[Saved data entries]
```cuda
__global__ void __launch_bounds__(32 * kMaxRowWarps) mds_bwd_col5_kernel(const Args a) {
  const Geom& gm = a.gm;
  const int lane = threadIdx.x & 31, strip = a.lite_strip[threadIdx.x >> 5], n_w = a.gm.w / 32;
  const int g = blockIdx.x, b = blockIdx.y;
  const int d = a.dataset_ids ? a.dataset_ids[b] : 0;
  if (d < 0 || d >= a.src.n_datasets) return;
  const int h = gm.h, w = gm.w;
  const int x = strip * 32 + lane;
  int Xbeg = 0, Xend = 0;
  if (x <= w - 2) cell_span(gm.xm, x, gm.W, Xbeg, Xend);
  const unsigned m5 = __ballot_sync(0xffffffffu, Xend - Xbeg > 4);
  if (__popc(m5) != 1) return;
  const int owner = __ffs(m5) - 1;
  const int xo = strip * 32 + owner;
  const int X5 = __shfl_sync(0xffffffffu, Xbeg, owner) + 4;
  int cell;
  float l1w4;
  axis_cell(gm.xm, X5, cell, l1w4);
  int Ys, Ye;
  cell_span(gm.ym, g, gm.H, Ys, Ye);
  const int R = Ye - Ys;
  const int C = a.src.C[d];
  const mdseg_ohem_state* st = a.states + (a.src.seg_per_dataset ? d : 0);
  const float wsel = (a.grad_out ? a.grad_out[a.src.seg_per_dataset ? d : 0] : 1.f) * a.grad_scale * st->inv_n_sel;
  const float log2w = log2f(fabsf(wsel)), nwabs = -fabsf(wsel);
  const float kInf = __int_as_float(0x7f800000);
  float l1h[kMaxR], off[kMaxR];
  int cls[kMaxR];
#pragma unroll
  for (int j = 0; j < kMaxR; ++j) {
    l1h[j] = 0.f; off[j] = -kInf; cls[j] = 255;
    if (j < R) {
      axis_cell(gm.ym, Ys + j, cell, l1h[j]);
      const int64_t p = ((int64_t)b * gm.H + (Ys + j)) * gm.W + X5;
      cls[j] = a.sel8[p];
      if (cls[j] != 255) off[j] = fmaf(-a.lse_px[p], kLog2e, log2w);
    }
  }
  const float* yb = (const float*)a.src.base[d] + (int64_t)b * a.src.image_stride[d] + (int64_t)g * w + xo;
// ... 24 lines not shown
  const int d = a.dataset_ids ? a.dataset_ids[b] : 0;
  if (d < 0 || d >= a.src.n_datasets) return;
  const int C = a.src.C[d];
  const int w = a.gm.w, h = a.gm.h, w4 = w / 4;
  const int idx = blockIdx.x * blockDim.x + threadIdx.x;
  const int cls = idx / w4, x4 = idx - cls * w4;
  if (cls >= C) return;
  const int row = k * a.seg_rows;
  const int64_t so = (((int64_t)b * a.n_seg + k) * a.c_scr + cls) * w + x4 * 4;
  const float4 A = *reinterpret_cast<const float4*>(a.scrA + so);
  const float4 B = *reinterpret_cast<const float4*>(a.scrB + so);
  const float v[4] = {A.x + B.x, A.y + B.y, A.z + B.z, A.w + B.w};
  const GraphDev gd = a.g[d];
  TO* outb = (TO*)a.out_base[d] + (int64_t)b * a.out_image_stride[d];
  if (gd.csr_ptr == nullptr) {
    TO* o = outb + ((int64_t)cls * h + row) * w + x4 * 4;
#pragma unroll
    for (int i = 0; i < 4; ++i) o[i] = from_f32<TO>(v[i]);
    return;
  }
  const int e0 = __ldg(gd.csr_ptr + cls), e1 = __ldg(gd.csr_ptr + cls + 1);
  for (int e = e0; e < e1; ++e) {
    const int u = __ldg(gd.csr_col + e);
    const float val = gd.csr_val ? __ldg(gd.csr_val + e) : 1.f;
    TO* o = outb + ((int64_t)u * h + row) * w + x4 * 4;
#pragma unroll
    for (int i = 0; i < 4; ++i) o[i] = from_f32<TO>(v[i] * val);
  }
}

#ifndef MDSEG_SEG_ROWS
#define MDSEG_SEG_ROWS 16
#endif
int pick_seg_rows(int h, int w, int n_images, int c_max) {
  int sr = h - 1 < MDSEG_SEG_ROWS ? h - 1 : MDSEG_SEG_ROWS;
  if (sr < 1) sr = 1;
  if (!(w % 32 == 0 && w / 32 <= kMaxRowWarps)) return sr;
  const long long per_seg = (long long)n_images * ((c_max + kCG - 1) / kCG);
  while (sr > 4 && per_seg * ((h - 1 + sr - 1) / sr) < sm_count()) sr /= 2;
  return sr;
}

template <typename L>
int launch_prep(const Args& a, int n_images, cudaStream_t s) {
  const int64_t ppi = (int64_t)a.gm.H * a.gm.W;
  int64_t bx = ceil_div64(ppi / 16, 256);
  const int64_t want = ceil_div64((int64_t)sm_count() * 16, n_images);
  if (bx > want) bx = want;
  mds_bwd_prep_kernel<L><<<dim3((unsigned)bx, (unsigned)n_images), 256, 0, s>>>(a, ppi);
  MDSEG_LAUNCH_OK();
  return 0;
}

bool row_route(const Args& a, bool ents_fit) {
  return ents_fit && a.gm.w % 32 == 0 && a.gm.w / 32 <= kMaxRowWarps;
}

template <typename TO>
int launch(int label_dtype, const Maps& maps, const Args& a, int n_images, int max_c, bool ents_fit, cudaStream_t s) {
  int rc = 2;
  switch (label_dtype) {
    case MDSEG_U8: rc = launch_prep<uint8_t>(a, n_images, s); break;
    case MDSEG_I32: rc = launch_prep<int32_t>(a, n_images, s); break;
    case MDSEG_I64: rc = launch_prep<int64_t>(a, n_images, s); break;
    default: set_error("mdseg_mds_bwd: unsupported label dtype %d", label_dtype);
  }
  if (rc) return rc;
  if (row_route(a, ents_fit)) {
    const int n_w = a.gm.w / 32;
    if (a.col5 != nullptr && a.n_lite > 0) {
      mds_bwd_col5_kernel<<<dim3((unsigned)(a.gm.h - 1), (unsigned)n_images), 32 * a.n_lite, 0, s>>>(a);
      MDSEG_LAUNCH_OK();
    }
    const size_t smem = (size_t)n_w * Lay<true>::kSmem;
    auto k = mds_bwd_kernel<TO, true>;
    MDSEG_CUDA_OK(cudaFuncSetAttribute(k, cudaFuncAttributeMaxDynamicSharedMemorySize, (int)smem));
    dim3 grid((unsigned)a.n_seg, (unsigned)((max_c + kCG - 1) / kCG), (unsigned)n_images);
    k<<<grid, 32 * n_w, smem, s>>>(maps, a);
  } else {
    auto k = mds_bwd_kernel<TO, false>;
    MDSEG_CUDA_OK(cudaFuncSetAttribute(k, cudaFuncAttributeMaxDynamicSharedMemorySize, (int)kSmem));
    dim3 grid((unsigned)(a.n_strips * a.n_seg), (unsigned)((max_c + kCG - 1) / kCG), (unsigned)n_images);
    k<<<grid, 32, kSmem, s>>>(maps, a);
  }
  MDSEG_LAUNCH_OK();
  if (a.n_seg > 1) {
    dim3 g2((unsigned)(((int64_t)max_c * (a.gm.w / 4) + 255) / 256), (unsigned)(a.n_seg - 1), (unsigned)n_images);
    mds_bwd_fixup_kernel<TO><<<g2, 256, 0, s>>>(a);
    MDSEG_LAUNCH_OK();
  }
  return 0;
}

size_t col5_bytes(int n_images, int h, int w, int c_max) {
  if (w % 32 != 0 || w / 32 > kMaxRowWarps || h < 2) return 0;
  return (size_t)n_images * (h - 1) * (w / 32) * ((c_max + kKC - 1) / kKC * kKC) * sizeof(float2) + 16;
}

void pick_lite_strips(Args& a) {
  a.lite_mask = 0; a.n_lite = 0;
  if (a.col5 == nullptr) return;
  const int w = a.gm.w, W = a.gm.W;
  int n5[kMaxRowWarps] = {0};
  int cols = 0, cur = 0;
  for (int X = 0; X <= W; ++X) {
    int cell = w - 2;
    if (X < W) {
      const int i0 = (int)(a.gm.xm.scale * (float)X);
      cell = i0 > w - 2 ? w - 2 : i0;
    }
    if (X == W || cell != cur) {
      if (cols > 4 && cur / 32 < kMaxRowWarps) ++n5[cur / 32];
      cur = cell; cols = 0;
    }
    ++cols;
  }
  for (int st = 0; st < w / 32 && st < kMaxRowWarps; ++st)
    if (n5[st] == 1) {
      a.lite_mask |= 1u << st;
      a.lite_strip[a.n_lite++] = (unsigned char)st;
    }
}

int src_max_c(const mdseg_src_table* s) {
  int m = 0;
  for (int i = 0; i < s->n_datasets; ++i) m = s->C[i] > m ? s->C[i] : m;
  return m;
// ... 229 lines not shown
```

Baseline: 11.10 billion.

### Prompt
The answer must consist of every line from the data that holds the string "wsel".

### Finished exercise
  const float wsel = (a.grad_out ? a.grad_out[a.src.seg_per_dataset ? d : 0] : 1.f) * a.grad_scale * st->inv_n_sel;
  const float log2w = log2f(fabsf(wsel)), nwabs = -fabsf(wsel);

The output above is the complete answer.